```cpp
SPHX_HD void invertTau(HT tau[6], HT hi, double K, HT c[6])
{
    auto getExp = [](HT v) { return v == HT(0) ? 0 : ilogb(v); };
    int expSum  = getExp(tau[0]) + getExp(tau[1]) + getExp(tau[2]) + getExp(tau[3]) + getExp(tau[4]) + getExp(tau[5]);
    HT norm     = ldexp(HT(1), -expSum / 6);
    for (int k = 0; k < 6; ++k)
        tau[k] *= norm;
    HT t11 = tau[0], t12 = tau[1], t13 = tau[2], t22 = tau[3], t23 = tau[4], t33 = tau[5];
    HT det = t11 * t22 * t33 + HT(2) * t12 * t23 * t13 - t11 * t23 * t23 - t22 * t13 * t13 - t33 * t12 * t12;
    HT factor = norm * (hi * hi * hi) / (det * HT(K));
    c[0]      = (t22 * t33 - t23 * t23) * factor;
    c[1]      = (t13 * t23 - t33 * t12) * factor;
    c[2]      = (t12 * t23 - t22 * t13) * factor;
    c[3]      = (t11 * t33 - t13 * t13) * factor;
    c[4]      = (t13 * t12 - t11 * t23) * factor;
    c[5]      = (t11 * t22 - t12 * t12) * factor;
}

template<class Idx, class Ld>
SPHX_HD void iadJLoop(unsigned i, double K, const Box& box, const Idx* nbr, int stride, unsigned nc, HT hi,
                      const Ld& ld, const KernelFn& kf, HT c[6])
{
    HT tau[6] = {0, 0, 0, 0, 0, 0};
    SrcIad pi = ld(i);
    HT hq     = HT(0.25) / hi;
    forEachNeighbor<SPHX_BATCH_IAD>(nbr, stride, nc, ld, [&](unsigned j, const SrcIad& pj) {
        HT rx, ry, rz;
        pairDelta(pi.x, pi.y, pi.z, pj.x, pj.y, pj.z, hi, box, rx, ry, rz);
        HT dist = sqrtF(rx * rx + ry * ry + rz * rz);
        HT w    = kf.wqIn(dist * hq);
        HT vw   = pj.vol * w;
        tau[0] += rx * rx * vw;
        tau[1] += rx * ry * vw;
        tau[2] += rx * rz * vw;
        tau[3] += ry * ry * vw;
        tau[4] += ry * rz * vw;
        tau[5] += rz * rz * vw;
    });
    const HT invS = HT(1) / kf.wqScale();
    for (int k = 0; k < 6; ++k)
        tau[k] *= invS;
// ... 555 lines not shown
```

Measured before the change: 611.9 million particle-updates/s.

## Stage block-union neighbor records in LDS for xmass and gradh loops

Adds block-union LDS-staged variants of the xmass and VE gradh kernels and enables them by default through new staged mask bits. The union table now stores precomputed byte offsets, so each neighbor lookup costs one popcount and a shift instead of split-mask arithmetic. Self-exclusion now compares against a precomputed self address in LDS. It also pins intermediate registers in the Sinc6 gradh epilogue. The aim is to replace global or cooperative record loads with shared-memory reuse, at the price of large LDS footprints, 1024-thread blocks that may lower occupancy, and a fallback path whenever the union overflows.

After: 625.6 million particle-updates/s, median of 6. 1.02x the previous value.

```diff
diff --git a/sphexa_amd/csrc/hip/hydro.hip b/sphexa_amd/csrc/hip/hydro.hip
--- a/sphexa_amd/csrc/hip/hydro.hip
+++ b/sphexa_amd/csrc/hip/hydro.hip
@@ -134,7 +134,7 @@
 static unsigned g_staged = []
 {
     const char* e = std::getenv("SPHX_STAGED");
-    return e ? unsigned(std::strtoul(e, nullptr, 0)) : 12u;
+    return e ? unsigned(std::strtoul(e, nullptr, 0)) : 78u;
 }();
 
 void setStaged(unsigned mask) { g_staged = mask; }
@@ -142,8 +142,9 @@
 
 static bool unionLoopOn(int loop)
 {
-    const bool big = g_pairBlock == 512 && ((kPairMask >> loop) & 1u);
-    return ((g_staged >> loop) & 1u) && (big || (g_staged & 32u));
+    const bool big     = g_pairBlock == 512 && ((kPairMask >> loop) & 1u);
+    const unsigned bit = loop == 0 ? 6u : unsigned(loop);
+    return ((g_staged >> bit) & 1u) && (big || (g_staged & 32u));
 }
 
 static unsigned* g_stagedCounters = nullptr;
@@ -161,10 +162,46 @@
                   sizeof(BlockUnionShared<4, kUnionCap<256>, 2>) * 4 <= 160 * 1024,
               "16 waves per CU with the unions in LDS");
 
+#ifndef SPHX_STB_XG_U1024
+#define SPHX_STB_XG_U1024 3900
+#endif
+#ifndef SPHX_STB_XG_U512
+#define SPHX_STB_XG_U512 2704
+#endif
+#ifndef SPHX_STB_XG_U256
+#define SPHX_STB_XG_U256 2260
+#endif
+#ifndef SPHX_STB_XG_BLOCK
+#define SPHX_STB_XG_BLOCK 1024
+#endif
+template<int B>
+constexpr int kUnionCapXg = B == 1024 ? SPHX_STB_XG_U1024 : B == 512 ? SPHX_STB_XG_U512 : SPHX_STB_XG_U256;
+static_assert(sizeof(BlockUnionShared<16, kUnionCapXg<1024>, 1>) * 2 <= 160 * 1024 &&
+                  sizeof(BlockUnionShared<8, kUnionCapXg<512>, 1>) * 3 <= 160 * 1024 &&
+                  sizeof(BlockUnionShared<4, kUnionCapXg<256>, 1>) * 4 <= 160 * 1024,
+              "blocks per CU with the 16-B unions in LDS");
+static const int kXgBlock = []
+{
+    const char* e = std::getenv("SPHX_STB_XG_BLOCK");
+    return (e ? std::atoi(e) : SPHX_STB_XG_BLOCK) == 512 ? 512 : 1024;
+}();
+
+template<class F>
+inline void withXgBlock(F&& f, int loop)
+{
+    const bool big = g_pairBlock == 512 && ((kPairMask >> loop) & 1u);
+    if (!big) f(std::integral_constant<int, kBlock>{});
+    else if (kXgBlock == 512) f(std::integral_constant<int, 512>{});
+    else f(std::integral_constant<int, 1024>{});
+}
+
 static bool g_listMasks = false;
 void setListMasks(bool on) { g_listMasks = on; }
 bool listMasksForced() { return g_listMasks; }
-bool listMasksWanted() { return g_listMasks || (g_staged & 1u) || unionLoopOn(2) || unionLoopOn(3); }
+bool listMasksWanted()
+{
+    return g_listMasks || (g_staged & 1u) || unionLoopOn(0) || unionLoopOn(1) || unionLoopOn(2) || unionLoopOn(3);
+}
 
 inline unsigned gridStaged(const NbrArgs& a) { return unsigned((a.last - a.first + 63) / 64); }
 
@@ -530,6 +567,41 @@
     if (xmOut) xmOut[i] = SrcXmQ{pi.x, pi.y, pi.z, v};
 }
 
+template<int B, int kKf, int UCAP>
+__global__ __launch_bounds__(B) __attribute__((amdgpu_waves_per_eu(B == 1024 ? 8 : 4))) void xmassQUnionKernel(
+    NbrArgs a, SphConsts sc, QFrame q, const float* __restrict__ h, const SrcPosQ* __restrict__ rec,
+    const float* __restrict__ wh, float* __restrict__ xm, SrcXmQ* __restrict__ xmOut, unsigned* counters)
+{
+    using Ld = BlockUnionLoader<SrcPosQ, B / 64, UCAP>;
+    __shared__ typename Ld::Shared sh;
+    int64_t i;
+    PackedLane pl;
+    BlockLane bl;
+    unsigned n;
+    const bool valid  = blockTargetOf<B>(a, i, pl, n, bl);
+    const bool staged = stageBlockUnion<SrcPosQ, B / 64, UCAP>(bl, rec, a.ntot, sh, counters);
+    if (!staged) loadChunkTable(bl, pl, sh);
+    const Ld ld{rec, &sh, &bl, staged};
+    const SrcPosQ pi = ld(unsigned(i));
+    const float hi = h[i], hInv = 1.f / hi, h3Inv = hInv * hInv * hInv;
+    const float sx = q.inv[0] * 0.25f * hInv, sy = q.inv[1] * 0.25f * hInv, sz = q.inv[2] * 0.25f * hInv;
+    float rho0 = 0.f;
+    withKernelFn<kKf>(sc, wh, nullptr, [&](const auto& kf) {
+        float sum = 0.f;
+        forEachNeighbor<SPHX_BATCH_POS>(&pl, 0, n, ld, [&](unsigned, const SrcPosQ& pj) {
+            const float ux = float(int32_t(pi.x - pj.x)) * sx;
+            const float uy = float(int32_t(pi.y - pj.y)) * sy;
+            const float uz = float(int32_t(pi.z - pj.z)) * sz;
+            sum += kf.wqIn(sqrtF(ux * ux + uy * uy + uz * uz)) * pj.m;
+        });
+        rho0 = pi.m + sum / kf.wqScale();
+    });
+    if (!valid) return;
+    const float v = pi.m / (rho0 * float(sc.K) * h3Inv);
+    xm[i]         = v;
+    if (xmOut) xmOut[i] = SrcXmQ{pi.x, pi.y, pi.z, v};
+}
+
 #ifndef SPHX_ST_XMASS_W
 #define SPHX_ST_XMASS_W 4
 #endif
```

What is expected: Copy out each line of the material above, word for word, from the first down to the line containing "## Stage block-union". Add nothing.

Task solution:
```cpp
SPHX_HD void invertTau(HT tau[6], HT hi, double K, HT c[6])
{
    auto getExp = [](HT v) { return v == HT(0) ? 0 : ilogb(v); };
    int expSum  = getExp(tau[0]) + getExp(tau[1]) + getExp(tau[2]) + getExp(tau[3]) + getExp(tau[4]) + getExp(tau[5]);
    HT norm     = ldexp(HT(1), -expSum / 6);
    for (int k = 0; k < 6; ++k)
        tau[k] *= norm;
    HT t11 = tau[0], t12 = tau[1], t13 = tau[2], t22 = tau[3], t23 = tau[4], t33 = tau[5];
    HT det = t11 * t22 * t33 + HT(2) * t12 * t23 * t13 - t11 * t23 * t23 - t22 * t13 * t13 - t33 * t12 * t12;
    HT factor = norm * (hi * hi * hi) / (det * HT(K));
    c[0]      = (t22 * t33 - t23 * t23) * factor;
    c[1]      = (t13 * t23 - t33 * t12) * factor;
    c[2]      = (t12 * t23 - t22 * t13) * factor;
    c[3]      = (t11 * t33 - t13 * t13) * factor;
    c[4]      = (t13 * t12 - t11 * t23) * factor;
    c[5]      = (t11 * t22 - t12 * t12) * factor;
}

template<class Idx, class Ld>
SPHX_HD void iadJLoop(unsigned i, double K, const Box& box, const Idx* nbr, int stride, unsigned nc, HT hi,
                      const Ld& ld, const KernelFn& kf, HT c[6])
{
    HT tau[6] = {0, 0, 0, 0, 0, 0};
    SrcIad pi = ld(i);
    HT hq     = HT(0.25) / hi;
    forEachNeighbor<SPHX_BATCH_IAD>(nbr, stride, nc, ld, [&](unsigned j, const SrcIad& pj) {
        HT rx, ry, rz;
        pairDelta(pi.x, pi.y, pi.z, pj.x, pj.y, pj.z, hi, box, rx, ry, rz);
        HT dist = sqrtF(rx * rx + ry * ry + rz * rz);
        HT w    = kf.wqIn(dist * hq);
        HT vw   = pj.vol * w;
        tau[0] += rx * rx * vw;
        tau[1] += rx * ry * vw;
        tau[2] += rx * rz * vw;
        tau[3] += ry * ry * vw;
        tau[4] += ry * rz * vw;
        tau[5] += rz * rz * vw;
    });
    const HT invS = HT(1) / kf.wqScale();
    for (int k = 0; k < 6; ++k)
        tau[k] *= invS;
// ... 555 lines not shown
```

Measured before the change: 611.9 million particle-updates/s.

## Stage block-union neighbor records in LDS for xmass and gradh loops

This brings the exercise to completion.